Health It's Just A Cheek Swab

It’s Just a Cheek Swab.

How many of us have gone to an event sponsored by a family in support of a loved one, or chance upon a vendor table at a Jewish fair that asks for

Just a cheek swab?

If you live in my neighborhood, these are common occurrences.

You could be the match, they say.
That chance to save a life, you are told.
It could be you.
It is a painless, three second test, the person behind the table implores.

Chances are, if you showed up to the event, or even if you just pass the table, you had no intention of saying no to the test. Chances are, you didn’t think all that much about getting the call. If you are me, you are thinking,

Ok, I’ll give you my cheek swab. It’s not like you’ll ever call me. What are the odds, really?
When you reach my age (let’s just say, older than is ideal for this type of thing), you are not expecting to ever hear about it again. It isn’t as if I know too many people who have donated bone marrow.

I must have gone to the Gift of Life Bone Marrow Drive about 6 years ago. I could probably ask Ana, my coordinator. Ana knows everything, from my current actual weight, to the weight I give on my forms, to my blood pressure, to what I ate this morning. I am sure she knows the exact date I gave my cheek swab, and for whom the bone marrow drive was named.

In the last four weeks since I got the call, (I sometimes say I was sounds sort of secret servicey….) Ana and I have spoken almost daily and usually 3 or 4 times a day. I am trying not to get too attached, because I know that soon she will move on and I will be just another cotton swab.

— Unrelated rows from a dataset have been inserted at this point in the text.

struct CompositeArgs {
    const float *raw_rgb, *sigma, *dists;
    const float *noise;
    int n_rays, S, map_exr, composite_bkgd; float bkgd[3];
    const float *color_true, *alpha_true;
    int kind, loss_fn, alpha_loss_fn, filter_color_loss, use_hard_mask; float gamma;
    float *color, *alpha, *ray_loss;
    float *weights;
    float *dgrad;
    float *dhead;
    long long M;
};
constexpr int MAX_TRAIN_SAMPLES = 1024;
__device__ __forceinline__ float wave_sumf(float v) { for (int o = 32; o > 0; o >>= 1) v += __shfl_xor(v, o); return v; }
__device__ __forceinline__ float rgb_of(float raw, int map_exr) {
    if (map_exr) return raw > 0.0f ? raw + 1.0f : expf(raw);
    return 1.0f / (1.0f + expf(-raw));
}
__device__ __forceinline__ void loss_term(int fn, float t, float p, float inv_n, float &value, float &grad) {
    if (fn == NTX_LOSS_MSE) { const float e = t - p; value = e * e * inv_n; grad = -2.0f * e * inv_n; }
    else {
        const float e = t - p, den = (t + p) + 1e-2f, ae = fabsf(e);
        const float sgn = e > 0.0f ? 1.0f : (e < 0.0f ? -1.0f : 0.0f);
        value = ae / den * inv_n; grad = (-sgn / den - ae / (den * den)) * inv_n;
    }
}
__device__ __forceinline__ size_t dhead_at(long long m, int row) {
    const long long blk = m >> 5; const int p = (int)(m & 31);
    return (size_t)((blk * 4 + (p >> 3)) * 256 + (row + 32 * ((p >> 2) & 1)) * 4 + (p & 3));
}
__global__ __launch_bounds__(256) void composite_loss_kernel(CompositeArgs a) {
    __shared__ float sh_a[4][MAX_TRAIN_SAMPLES], sh_T[4][MAX_TRAIN_SAMPLES];
    const int lane = threadIdx.x & 63, wave = threadIdx.x >> 6;
    if (blockIdx.x == 0) {
        const long long end = (a.M + 31) / 32 * 32;
        for (long long m = a.M + threadIdx.x; m < end; m += 256)
            for (int r = 0; r < 4; ++r) a.dhead[dhead_at(m, r)] = 0.0f;
    }
    const int ray = blockIdx.x * 4 + wave;
    if (ray >= a.n_rays) return;
    const int S = a.S;
    const float *sg = a.sigma + (size_t)ray * S, *ds = a.dists + (size_t)ray * S, *rr = a.raw_rgb + (size_t)ray * S * 3;
    const float *nz = a.noise ? a.noise + (size_t)ray * S : nullptr;
    float *el = sh_a[wave], *T = sh_T[wave];
    for (int s = lane; s < S; s += 64) { const float v = nz ? sg[s] + nz[s] : sg[s]; const float r = v > 0.0f ? v : 0.0f; el[s] = expf(-r * ds[s]); }
    __builtin_amdgcn_wave_barrier();
    float carry = 1.0f;
    for (int s0 = 0; s0 < S; s0 += 64) {
        const int s = s0 + lane;
        float f = s < S ? el[s] + 1e-10f : 1.0f, incl = f;
        for (int o = 1; o < 64; o <<= 1) { const float w = __shfl_up(incl, o); if (lane >= o) incl *= w; }
        float excl = __shfl_up(incl, 1);
        if (lane == 0) excl = 1.0f;
        if (s < S) T[s] = carry * excl;
        carry *= __shfl(incl, 63);
    }
    __builtin_amdgcn_wave_barrier();
    float c0 = 0.0f, c1 = 0.0f, c2 = 0.0f, A = 0.0f;
    for (int s = lane; s < S; s += 64) {
        const float w = (1.0f - el[s]) * T[s];
        c0 += w * rgb_of(rr[3 * s], a.map_exr); c1 += w * rgb_of(rr[3 * s + 1], a.map_exr); c2 += w * rgb_of(rr[3 * s + 2], a.map_exr);
        A += w;
        if (a.weights) a.weights[(size_t)ray * S + s] = w;
    }
    c0 = wave_sumf(c0); c1 = wave_sumf(c1); c2 = wave_sumf(c2); A = wave_sumf(A);
    if (a.composite_bkgd) { c0 += (1.0f - A) * a.bkgd[0]; c1 += (1.0f - A) * a.bkgd[1]; c2 += (1.0f - A) * a.bkgd[2]; }
    const float cp[3] = {c0, c1, c2};
    float dC[3], dA = 0.0f, total = 0.0f;
    {
        const float inv_c = 1.0f / (float)(a.n_rays * 3), inv_a = 1.0f / (float)a.n_rays;
        float mask = 1.0f;
        if (a.kind == NTX_LOSS_ALPHA && a.filter_color_loss) mask = a.use_hard_mask ? (a.alpha_true[ray] > 0.0f ? 1.0f : 0.0f) : a.alpha_true[ray];
        for (int c = 0; c < 3; ++c) {
            float v, gr;
            loss_term(a.loss_fn, a.color_true[3 * ray + c] * mask, cp[c] * mask, inv_c, v, gr);
            total += v; dC[c] = gr * mask;
        }
        if (a.kind == NTX_LOSS_ALPHA) { float v; loss_term(a.alpha_loss_fn, a.alpha_true[ray], A, inv_a, v, dA); total += a.gamma * v; dA *= a.gamma; }
    }
    if (lane == 0) { a.color[3 * ray] = c0; a.color[3 * ray + 1] = c1; a.color[3 * ray + 2] = c2; a.alpha[ray] = A; a.ray_loss[ray] = total; }
    if (a.composite_bkgd) dA -= (dC[0] * a.bkgd[0] + dC[1] * a.bkgd[1]) + dC[2] * a.bkgd[2];
    float Z_carry = 1.0f, V_carry = 0.0f;
    for (int s0 = ((S - 1) / 64) * 64; s0 >= 0; s0 -= 64) {
        const int s = s0 + lane;
        float cs = 0.0f, rgb[3] = {0.0f, 0.0f, 0.0f}, e = 1.0f;
        float F = 1.0f, Bz = 0.0f, Bv = 0.0f;
        if (s < S) {
            e = el[s];
            for (int c = 0; c < 3; ++c) rgb[c] = rgb_of(rr[3 * s + c], a.map_exr);
            cs = (dC[0] * rgb[0] + dC[1] * rgb[1]) + dC[2] * rgb[2];
            F = e + 1e-10f; Bz = -1e-10f; Bv = cs * (1.0f - e);
        }
        for (int o = 1; o < 64; o <<= 1) {
            const float Fo = __shfl_down(F, o), Bzo = __shfl_down(Bz, o), Bvo = __shfl_down(Bv, o);
            if (lane + o < 64) { Bz = fmaf(F, Bzo, Bz); Bv = fmaf(F, Bvo, Bv); F *= Fo; }
        }
        float Fn = __shfl_down(F, 1), Bzn = __shfl_down(Bz, 1), Bvn = __shfl_down(Bv, 1);
        if (lane == 63) { Fn = 1.0f; Bzn = 0.0f; Bvn = 0.0f; }
        const float Z = fmaf(Fn, Z_carry, Bzn), V = fmaf(Fn, V_carry, Bvn);
        if (s < S) {
            const float w = (1.0f - e) * T[s];
            const float d_a = T[s] * fmaf(dA, Z, cs - V);
            const float sig = nz ? sg[s] + nz[s] : sg[s];
            float gr[4];
            for (int c = 0; c < 3; ++c) {
                const float raw = rr[3 * s + c];
                const float drgb = a.map_exr ? (raw > 0.0f ? 1.0f : expf(raw)) : rgb[c] * (1.0f - rgb[c]);
                gr[c] = w * dC[c] * drgb;
            }
            gr[3] = sig > 0.0f ? d_a * ds[s] * e : 0.0f;
            const long long m = (long long)ray * S + s;
            *reinterpret_cast<f32x4 *>(a.dgrad + 4 * m) = f32x4{gr[0], gr[1], gr[2], gr[3]};
            for (int r = 0; r < 4; ++r) a.dhead[dhead_at(m, r)] = gr[r];
        }
        const float F0 = __shfl(F, 0);
        Z_carry = fmaf(F0, Z_carry, __shfl(Bz, 0)); V_carry = fmaf(F0, V_carry, __shfl(Bv, 0));
    }
}
__global__ __launch_bounds__(1024) void loss_sum_kernel(const float *__restrict__ ray_loss, int n_rays, float *__restrict__ loss) {
    __shared__ float red[1024];
    float total = 0.0f;
    for (int r = threadIdx.x; r < n_rays; r += blockDim.x) total += ray_loss[r];
    red[threadIdx.x] = total;
    __syncthreads();
    for (int o = blockDim.x / 2; o > 0; o >>= 1) { if ((int)threadIdx.x < o) red[threadIdx.x] += red[threadIdx.x + o]; __syncthreads(); }
    if (threadIdx.x == 0) *loss = red[0];
}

The first call, the one that came on Friday, December 12 2014, actually came from Gail. Gail was my first contact. Gail called to tell me I was a potential match. In fact, there was only a 30% chance I would be a match for the patient for whom I was identified. That 30% did not really impress me as being much of a chance. I mean,

What is 30%?
If one of my kids came home with a 30% on a test, I would not be impressed. Not that grades are the most important thing, of course, but you understand.
Without thinking much about it, and without actually listening to Gail’s entire speech (which lasted a good 10 minutes) about the procedure, should I be a match, and all of that.
I just said, Sure, I’ll go for the blood test to see if I really am a match.
Because come on…30%? Give me something to work with here. I was not thinking much of this whole thing at all.

Gail was lovely, and I know she could tell I wasn’t completely listening. She asked me if I’d be willing to go Monday, the 15th for the blood test very near my house.
Sure, no problem.
It will take 5 minutes?
Just a few tubes of blood?
Only a 30% chance, you say?
You got it.
I mentioned it in passing to the husband, who was momentarily interested, and when he heard the 30% statistic, he also faded. I mean, wouldn’t you?

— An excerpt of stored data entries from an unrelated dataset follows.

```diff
@@ -856,6 +888,8 @@
     const PassCtx::ColSpan cs = c.colSpan(P.color.w);
     P.coverW = cs.x1; P.xBase = cs.x0; P.coverH = rs.y1; P.yBase = rs.y0;
     P.sig = c.sigFor((size_t)P.color.w * (size_t)P.color.h);
+    const char* skipEnv = std::getenv("PLR_SHADE_SKIP_UNLIT");
+    P.skipUnlit = (!P.sig && !(skipEnv && skipEnv[0] == '0' && skipEnv[1] == 0)) ? 1u : 0u;
     *out = P;
     return 0;
 }
```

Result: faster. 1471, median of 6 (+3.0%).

Monday came and I went to the office. I skipped out at 1, sashayed into the lab and announced, I’m the donor!  just as Gail had instructed. Interestingly, the bored looking woman behind the counter hopped up, pulled me to the head of the line, and produced a kit with my name on it.
Might be only a 30% chance, but this is some VIP treatment right here.
I’ve seen people wither away to nothing waiting for their turn at these labs.
I was taken to the room immediately, told what a wonderful thing I was doing, as I explained the 30%. Haven’t done anything yet. This is just a blood test, blah blah blah….and she just smiled at me.

“Do you have any idea what it means for the family?” she asked as she cleaned up the paraphernalia.

Um. No, actually. No, I don’t. I hadn’t given it any thought. That whole 30% thing.
Of course, then I started to think about it, but dang if that 30% didn’t keep getting in the way.

The next day was Tuesday the 16th. Four days since the first time Gail called me. I wondered briefly when I’d hear from her, but then I remembered (one of the few things besides the 30% that stuck in my memory) that it might be up to 3 months before I knew anything. I decided to let it go (being all zen-yoga-like, I am very good at letting things go), and I went to see my first private client of the day.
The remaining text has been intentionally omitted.